### PROBLEM
Copy out all the lines of the data that hold the word "wslot".

[DATA LISTING]

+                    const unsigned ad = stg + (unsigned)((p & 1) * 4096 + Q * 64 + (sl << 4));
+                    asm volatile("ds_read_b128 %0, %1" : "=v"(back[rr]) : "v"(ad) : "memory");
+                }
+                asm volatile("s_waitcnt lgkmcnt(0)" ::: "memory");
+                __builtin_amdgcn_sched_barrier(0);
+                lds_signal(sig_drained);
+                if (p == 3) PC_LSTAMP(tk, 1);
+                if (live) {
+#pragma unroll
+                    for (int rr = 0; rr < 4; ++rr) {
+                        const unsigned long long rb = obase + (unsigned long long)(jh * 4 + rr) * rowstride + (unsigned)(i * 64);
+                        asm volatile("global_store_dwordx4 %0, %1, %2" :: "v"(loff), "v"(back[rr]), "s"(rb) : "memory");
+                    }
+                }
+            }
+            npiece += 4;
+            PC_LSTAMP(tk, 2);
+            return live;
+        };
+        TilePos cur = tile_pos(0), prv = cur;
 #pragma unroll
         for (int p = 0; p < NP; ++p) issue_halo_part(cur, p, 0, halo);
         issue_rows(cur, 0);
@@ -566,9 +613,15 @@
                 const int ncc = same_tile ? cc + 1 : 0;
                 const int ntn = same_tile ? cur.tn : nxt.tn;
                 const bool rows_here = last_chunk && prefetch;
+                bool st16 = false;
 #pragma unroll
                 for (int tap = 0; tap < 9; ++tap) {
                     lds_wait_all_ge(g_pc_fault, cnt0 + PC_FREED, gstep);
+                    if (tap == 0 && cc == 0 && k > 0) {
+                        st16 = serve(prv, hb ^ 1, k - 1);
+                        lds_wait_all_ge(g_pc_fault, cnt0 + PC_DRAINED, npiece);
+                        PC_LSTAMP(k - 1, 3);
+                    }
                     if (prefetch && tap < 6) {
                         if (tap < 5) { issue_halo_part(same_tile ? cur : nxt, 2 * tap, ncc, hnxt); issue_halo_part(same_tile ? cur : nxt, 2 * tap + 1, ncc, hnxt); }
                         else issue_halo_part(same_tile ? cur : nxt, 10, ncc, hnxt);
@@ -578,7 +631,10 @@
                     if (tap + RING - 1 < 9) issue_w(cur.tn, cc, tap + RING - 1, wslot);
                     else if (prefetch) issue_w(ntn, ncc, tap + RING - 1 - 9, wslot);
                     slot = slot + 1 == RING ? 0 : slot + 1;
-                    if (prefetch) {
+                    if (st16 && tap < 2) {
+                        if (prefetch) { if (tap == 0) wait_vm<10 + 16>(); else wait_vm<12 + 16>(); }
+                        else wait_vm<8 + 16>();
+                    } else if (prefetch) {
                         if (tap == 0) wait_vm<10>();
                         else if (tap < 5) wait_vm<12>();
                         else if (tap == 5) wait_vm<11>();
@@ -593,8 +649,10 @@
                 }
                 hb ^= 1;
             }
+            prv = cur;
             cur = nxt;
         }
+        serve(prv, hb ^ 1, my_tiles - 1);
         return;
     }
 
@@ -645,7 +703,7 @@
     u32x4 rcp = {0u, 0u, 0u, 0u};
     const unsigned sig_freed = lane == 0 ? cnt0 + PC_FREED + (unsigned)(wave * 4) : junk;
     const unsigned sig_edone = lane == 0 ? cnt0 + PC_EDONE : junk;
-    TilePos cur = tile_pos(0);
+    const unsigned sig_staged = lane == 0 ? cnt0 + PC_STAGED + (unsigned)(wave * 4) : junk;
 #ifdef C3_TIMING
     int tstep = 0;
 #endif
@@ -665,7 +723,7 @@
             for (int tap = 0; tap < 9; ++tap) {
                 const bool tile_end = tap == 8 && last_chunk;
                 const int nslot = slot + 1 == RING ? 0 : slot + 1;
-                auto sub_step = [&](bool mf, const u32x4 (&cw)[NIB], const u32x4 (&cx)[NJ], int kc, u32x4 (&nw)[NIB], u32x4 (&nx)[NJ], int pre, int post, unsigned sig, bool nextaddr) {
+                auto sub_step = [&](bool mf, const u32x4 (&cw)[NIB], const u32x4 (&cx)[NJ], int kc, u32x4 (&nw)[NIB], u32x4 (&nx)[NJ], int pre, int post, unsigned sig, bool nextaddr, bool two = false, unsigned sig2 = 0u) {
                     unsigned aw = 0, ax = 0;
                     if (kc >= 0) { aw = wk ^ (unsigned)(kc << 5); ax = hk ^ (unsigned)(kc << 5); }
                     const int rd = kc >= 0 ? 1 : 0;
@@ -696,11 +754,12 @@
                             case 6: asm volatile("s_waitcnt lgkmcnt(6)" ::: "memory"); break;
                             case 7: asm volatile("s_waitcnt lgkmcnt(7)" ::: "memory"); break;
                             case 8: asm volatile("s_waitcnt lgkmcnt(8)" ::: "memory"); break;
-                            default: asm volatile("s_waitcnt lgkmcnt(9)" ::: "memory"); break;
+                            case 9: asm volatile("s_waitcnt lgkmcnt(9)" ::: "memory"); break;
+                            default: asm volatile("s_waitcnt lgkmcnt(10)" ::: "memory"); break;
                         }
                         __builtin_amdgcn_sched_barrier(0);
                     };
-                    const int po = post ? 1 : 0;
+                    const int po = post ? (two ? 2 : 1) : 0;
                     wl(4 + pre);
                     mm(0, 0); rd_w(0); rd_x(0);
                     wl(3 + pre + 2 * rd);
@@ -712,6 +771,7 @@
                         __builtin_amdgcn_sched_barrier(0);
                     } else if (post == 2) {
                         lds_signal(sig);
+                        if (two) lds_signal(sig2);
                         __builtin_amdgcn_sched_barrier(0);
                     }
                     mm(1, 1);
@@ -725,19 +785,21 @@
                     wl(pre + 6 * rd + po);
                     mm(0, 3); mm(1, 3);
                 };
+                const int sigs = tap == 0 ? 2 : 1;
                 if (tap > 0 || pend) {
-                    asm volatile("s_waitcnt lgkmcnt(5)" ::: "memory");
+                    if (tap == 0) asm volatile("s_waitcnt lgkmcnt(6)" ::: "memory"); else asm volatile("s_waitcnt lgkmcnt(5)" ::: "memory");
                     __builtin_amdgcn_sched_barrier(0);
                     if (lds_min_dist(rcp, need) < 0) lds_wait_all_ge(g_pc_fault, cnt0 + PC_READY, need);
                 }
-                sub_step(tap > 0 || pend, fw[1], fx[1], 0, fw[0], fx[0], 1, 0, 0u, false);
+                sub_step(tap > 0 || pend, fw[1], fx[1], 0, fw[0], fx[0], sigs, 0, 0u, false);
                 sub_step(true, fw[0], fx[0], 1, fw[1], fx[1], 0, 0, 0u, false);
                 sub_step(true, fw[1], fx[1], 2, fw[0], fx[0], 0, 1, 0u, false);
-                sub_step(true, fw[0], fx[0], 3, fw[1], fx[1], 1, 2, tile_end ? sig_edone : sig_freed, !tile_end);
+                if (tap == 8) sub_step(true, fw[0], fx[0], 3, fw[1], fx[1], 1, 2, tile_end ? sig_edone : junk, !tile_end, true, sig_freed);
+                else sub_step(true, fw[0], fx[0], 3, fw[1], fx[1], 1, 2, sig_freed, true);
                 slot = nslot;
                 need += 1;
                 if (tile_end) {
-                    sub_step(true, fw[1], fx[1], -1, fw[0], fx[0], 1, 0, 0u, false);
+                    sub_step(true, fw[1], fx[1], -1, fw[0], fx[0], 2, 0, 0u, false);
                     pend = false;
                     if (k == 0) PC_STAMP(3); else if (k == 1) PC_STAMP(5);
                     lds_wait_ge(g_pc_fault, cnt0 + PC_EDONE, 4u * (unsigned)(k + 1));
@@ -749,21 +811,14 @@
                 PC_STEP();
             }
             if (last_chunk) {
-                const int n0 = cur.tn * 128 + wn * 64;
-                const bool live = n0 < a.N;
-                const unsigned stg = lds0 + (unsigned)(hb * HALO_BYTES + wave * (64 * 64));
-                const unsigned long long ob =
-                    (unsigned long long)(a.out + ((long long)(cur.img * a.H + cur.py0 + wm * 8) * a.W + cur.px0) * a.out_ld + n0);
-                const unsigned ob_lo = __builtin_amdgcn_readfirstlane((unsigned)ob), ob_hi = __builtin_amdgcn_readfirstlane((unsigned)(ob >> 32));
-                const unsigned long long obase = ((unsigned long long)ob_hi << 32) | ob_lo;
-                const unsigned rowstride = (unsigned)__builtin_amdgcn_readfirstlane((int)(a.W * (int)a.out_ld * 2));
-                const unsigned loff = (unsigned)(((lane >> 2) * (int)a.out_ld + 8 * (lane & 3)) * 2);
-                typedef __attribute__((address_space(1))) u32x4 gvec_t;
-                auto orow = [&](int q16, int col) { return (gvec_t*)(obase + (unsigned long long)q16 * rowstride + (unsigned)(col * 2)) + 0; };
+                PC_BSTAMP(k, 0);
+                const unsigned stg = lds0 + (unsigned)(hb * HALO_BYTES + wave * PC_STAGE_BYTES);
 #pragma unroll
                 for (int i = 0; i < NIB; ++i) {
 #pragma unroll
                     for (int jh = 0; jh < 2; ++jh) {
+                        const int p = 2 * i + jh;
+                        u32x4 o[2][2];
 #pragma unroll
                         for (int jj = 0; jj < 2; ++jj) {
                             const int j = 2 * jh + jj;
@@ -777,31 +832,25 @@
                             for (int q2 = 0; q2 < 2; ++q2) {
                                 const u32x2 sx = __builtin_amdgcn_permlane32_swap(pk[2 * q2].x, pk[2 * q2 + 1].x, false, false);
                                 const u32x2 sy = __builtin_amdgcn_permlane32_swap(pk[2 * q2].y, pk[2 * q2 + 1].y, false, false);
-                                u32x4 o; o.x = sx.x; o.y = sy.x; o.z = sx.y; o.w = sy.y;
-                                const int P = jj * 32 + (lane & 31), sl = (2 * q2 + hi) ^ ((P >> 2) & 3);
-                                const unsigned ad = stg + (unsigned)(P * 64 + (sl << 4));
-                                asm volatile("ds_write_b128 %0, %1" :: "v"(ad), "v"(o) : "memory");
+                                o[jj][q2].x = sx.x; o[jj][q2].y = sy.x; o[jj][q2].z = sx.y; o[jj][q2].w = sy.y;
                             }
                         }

[/DATA LISTING]
[DATA LISTING]

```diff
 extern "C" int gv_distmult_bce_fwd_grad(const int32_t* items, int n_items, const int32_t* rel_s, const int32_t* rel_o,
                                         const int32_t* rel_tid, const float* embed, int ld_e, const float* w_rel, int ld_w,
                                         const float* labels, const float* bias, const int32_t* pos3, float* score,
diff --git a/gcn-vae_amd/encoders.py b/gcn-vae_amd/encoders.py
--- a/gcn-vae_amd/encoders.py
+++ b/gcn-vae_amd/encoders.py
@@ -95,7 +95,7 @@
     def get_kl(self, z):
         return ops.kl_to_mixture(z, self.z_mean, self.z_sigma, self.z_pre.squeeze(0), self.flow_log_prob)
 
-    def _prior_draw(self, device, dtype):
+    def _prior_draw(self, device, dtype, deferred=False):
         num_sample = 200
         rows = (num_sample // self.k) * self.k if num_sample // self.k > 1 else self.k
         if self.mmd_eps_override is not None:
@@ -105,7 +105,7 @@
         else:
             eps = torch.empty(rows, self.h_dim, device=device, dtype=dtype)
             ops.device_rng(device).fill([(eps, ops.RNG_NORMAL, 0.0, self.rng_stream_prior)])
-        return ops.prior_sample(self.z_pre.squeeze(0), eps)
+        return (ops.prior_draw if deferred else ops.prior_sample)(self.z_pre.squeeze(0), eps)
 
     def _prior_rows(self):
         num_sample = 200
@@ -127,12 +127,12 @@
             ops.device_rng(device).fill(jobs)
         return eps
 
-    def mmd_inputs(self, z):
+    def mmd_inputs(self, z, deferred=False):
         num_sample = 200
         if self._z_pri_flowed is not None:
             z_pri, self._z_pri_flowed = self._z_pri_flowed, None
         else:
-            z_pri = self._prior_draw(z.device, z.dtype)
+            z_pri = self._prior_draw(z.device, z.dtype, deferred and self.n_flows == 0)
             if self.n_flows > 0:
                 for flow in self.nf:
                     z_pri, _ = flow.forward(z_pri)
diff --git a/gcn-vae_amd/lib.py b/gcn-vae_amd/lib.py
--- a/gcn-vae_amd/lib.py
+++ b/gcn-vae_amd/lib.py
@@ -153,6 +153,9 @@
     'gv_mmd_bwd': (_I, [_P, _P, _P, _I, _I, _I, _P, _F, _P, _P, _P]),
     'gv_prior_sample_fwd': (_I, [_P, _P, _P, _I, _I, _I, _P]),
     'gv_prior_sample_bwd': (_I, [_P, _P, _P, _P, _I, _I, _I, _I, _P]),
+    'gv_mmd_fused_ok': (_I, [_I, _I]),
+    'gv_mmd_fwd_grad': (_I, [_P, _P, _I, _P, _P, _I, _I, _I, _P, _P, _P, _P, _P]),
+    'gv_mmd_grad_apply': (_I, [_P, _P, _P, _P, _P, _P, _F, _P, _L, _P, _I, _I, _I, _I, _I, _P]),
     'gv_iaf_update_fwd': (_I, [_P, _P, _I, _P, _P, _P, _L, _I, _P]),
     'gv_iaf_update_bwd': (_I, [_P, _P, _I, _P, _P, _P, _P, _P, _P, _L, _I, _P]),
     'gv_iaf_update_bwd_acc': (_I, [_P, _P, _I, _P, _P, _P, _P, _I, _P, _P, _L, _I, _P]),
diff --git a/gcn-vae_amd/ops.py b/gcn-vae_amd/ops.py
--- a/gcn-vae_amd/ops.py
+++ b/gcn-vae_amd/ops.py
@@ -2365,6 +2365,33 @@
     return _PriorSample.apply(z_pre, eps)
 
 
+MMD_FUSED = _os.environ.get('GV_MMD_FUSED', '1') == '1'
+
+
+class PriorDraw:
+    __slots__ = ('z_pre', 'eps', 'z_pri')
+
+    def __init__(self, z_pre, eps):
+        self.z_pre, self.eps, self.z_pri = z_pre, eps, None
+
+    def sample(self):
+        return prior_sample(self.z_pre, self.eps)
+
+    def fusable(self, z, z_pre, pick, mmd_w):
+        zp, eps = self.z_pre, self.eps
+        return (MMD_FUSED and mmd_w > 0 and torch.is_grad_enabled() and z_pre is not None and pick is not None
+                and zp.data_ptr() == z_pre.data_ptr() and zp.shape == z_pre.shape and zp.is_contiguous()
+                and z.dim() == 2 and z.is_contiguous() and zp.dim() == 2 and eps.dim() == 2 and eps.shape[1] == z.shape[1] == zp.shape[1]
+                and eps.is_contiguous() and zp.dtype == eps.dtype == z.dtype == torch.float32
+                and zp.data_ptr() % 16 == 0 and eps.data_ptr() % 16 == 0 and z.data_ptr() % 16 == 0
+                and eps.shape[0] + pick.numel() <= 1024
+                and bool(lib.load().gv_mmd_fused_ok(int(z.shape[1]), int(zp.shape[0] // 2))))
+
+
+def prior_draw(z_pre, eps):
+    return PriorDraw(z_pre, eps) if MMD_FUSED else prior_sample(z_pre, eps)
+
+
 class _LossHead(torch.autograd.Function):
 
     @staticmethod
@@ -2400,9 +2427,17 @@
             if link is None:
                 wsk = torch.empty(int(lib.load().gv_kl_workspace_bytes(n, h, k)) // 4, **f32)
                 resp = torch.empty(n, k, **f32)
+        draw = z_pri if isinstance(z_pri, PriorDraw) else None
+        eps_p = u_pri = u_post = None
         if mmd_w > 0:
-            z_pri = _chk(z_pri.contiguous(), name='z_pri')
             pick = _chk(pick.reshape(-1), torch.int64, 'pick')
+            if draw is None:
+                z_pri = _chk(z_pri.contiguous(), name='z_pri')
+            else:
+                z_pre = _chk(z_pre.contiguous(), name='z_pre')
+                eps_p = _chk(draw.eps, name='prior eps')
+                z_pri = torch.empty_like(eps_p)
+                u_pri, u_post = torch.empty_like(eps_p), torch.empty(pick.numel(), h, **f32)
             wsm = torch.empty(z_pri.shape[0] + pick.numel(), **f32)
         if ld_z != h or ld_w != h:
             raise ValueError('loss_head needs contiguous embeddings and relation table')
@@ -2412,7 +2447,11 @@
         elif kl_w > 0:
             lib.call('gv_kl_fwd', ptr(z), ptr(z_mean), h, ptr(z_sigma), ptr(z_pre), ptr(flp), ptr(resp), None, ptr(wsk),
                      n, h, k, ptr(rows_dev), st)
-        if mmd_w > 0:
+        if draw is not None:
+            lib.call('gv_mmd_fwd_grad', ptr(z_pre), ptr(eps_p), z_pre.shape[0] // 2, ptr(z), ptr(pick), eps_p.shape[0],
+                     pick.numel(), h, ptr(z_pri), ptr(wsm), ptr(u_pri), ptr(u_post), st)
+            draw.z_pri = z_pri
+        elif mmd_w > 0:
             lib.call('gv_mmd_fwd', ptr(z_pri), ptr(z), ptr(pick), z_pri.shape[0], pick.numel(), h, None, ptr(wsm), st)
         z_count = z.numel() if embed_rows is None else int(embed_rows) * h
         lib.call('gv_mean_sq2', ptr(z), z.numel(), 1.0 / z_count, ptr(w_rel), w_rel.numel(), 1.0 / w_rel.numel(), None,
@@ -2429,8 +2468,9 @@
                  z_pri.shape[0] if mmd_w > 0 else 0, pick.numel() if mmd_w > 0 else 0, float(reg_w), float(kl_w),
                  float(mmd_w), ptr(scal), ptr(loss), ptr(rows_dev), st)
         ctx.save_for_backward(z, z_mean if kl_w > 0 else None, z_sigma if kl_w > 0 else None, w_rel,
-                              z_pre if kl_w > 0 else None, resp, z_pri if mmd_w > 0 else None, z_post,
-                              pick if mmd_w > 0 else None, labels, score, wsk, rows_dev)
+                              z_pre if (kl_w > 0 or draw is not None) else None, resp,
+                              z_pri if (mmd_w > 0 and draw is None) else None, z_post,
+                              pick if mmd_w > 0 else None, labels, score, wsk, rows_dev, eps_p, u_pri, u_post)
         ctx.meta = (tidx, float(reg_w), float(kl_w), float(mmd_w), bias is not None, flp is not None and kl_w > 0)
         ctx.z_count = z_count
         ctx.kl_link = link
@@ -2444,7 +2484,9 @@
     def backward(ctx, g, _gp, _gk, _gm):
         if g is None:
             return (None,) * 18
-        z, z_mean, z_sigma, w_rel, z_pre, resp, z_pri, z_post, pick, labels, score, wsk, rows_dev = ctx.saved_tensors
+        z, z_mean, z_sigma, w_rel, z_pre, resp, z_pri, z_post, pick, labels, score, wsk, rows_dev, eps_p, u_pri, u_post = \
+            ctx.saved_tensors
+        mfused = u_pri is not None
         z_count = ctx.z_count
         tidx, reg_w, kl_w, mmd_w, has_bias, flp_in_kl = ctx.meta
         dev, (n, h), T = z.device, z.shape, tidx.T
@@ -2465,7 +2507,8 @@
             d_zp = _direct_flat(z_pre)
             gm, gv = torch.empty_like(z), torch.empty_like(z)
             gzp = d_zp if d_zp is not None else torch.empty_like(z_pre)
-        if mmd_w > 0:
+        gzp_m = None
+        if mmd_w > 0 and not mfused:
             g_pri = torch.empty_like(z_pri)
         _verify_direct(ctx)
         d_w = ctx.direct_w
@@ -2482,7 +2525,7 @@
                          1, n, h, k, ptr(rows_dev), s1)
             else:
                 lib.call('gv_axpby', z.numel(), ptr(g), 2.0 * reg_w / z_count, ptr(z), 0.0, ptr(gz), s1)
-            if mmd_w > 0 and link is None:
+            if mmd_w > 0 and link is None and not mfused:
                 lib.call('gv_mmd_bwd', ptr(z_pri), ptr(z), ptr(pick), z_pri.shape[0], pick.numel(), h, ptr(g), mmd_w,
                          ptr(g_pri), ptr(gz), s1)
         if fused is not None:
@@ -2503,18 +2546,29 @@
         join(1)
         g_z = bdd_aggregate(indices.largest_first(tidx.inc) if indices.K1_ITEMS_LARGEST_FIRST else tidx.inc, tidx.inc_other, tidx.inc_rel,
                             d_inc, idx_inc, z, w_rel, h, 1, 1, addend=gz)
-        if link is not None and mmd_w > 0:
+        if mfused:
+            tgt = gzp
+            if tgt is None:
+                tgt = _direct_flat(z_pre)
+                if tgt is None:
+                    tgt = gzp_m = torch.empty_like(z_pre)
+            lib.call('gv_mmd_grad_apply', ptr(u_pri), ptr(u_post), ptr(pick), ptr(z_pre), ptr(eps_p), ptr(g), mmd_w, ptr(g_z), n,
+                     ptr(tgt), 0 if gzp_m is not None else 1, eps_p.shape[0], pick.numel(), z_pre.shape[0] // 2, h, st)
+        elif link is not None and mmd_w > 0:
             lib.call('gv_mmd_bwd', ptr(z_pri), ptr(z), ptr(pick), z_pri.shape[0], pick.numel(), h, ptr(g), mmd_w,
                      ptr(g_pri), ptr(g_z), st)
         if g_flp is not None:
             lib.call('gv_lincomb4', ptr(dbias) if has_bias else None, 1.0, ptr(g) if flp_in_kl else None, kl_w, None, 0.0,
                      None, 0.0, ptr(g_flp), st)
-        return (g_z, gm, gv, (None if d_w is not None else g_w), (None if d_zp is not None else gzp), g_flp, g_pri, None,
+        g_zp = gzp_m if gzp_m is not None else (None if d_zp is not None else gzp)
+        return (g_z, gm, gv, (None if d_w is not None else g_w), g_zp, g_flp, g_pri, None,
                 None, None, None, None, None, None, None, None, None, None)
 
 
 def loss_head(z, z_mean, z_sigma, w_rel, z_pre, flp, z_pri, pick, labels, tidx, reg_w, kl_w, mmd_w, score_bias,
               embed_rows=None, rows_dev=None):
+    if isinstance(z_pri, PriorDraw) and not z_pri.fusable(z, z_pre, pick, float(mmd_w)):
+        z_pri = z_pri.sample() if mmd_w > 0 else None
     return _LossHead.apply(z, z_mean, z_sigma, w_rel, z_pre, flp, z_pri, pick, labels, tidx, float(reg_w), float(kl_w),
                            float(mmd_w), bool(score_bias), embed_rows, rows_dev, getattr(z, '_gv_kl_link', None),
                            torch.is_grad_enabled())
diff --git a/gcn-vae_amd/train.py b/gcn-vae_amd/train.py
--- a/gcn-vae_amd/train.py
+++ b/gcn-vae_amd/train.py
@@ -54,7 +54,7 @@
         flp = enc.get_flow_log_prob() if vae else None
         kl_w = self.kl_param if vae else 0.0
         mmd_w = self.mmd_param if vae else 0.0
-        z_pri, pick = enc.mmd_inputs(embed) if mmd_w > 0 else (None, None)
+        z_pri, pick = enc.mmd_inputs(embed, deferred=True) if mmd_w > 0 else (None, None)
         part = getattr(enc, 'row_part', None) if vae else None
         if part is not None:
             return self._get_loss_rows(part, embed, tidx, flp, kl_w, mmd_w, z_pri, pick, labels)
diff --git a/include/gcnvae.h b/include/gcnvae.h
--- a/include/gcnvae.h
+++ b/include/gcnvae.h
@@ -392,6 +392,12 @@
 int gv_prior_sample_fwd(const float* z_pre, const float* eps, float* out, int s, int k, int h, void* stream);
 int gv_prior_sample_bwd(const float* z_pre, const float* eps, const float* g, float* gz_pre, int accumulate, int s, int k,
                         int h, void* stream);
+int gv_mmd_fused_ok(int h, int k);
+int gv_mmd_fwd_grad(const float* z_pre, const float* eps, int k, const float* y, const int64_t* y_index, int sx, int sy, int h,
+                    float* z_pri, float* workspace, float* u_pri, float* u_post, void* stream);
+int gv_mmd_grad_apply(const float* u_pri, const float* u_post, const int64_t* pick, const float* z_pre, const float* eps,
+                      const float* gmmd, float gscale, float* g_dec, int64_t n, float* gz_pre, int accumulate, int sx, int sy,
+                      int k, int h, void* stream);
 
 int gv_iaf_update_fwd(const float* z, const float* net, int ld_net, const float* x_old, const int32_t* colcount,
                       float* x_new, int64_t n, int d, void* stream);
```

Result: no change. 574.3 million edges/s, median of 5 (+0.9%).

[/DATA LISTING]
[DATA LISTING]

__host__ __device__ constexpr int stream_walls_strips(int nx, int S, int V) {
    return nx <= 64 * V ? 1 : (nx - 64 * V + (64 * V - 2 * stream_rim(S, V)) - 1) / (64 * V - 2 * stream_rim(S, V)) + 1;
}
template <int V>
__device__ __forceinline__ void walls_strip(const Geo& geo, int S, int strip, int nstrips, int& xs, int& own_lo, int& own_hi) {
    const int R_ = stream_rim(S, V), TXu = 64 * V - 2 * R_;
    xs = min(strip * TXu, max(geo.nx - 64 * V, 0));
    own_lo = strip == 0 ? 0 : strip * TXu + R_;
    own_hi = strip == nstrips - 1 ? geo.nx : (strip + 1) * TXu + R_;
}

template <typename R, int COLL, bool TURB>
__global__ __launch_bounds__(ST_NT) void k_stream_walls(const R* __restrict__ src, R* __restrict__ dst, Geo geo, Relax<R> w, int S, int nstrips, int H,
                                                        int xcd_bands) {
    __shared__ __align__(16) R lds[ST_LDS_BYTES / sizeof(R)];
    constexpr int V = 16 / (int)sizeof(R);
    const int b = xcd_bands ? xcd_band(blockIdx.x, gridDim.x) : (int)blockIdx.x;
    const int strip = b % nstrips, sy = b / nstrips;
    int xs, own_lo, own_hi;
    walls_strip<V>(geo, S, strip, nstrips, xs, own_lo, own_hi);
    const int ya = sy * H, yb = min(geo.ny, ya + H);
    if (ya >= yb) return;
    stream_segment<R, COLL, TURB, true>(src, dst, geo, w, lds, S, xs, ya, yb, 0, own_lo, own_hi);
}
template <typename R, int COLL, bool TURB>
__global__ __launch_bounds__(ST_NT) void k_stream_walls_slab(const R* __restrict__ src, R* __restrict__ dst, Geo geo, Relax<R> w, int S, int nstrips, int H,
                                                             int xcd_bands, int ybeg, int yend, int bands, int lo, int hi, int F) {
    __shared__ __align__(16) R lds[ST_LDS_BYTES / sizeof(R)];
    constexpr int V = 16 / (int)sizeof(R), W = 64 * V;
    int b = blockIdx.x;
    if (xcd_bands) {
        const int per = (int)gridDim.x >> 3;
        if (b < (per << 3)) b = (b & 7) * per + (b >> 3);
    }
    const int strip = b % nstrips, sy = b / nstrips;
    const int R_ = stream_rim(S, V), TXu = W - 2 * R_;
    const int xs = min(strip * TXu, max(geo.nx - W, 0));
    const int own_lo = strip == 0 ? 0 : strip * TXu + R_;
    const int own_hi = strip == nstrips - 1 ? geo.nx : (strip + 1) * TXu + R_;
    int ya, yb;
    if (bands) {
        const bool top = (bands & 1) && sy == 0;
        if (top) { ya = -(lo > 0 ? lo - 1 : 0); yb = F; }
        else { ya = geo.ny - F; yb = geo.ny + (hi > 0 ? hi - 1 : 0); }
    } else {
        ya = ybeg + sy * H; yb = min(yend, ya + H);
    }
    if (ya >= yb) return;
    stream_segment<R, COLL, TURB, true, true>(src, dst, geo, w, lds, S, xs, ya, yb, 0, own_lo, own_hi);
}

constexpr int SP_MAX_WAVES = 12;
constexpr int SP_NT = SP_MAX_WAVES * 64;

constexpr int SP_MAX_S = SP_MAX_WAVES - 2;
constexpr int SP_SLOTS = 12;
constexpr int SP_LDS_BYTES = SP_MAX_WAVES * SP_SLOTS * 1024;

[/DATA LISTING]

### ANSWER BOX
                     if (tap + RING - 1 < 9) issue_w(cur.tn, cc, tap + RING - 1, wslot);
                     else if (prefetch) issue_w(ntn, ncc, tap + RING - 1 - 9, wslot);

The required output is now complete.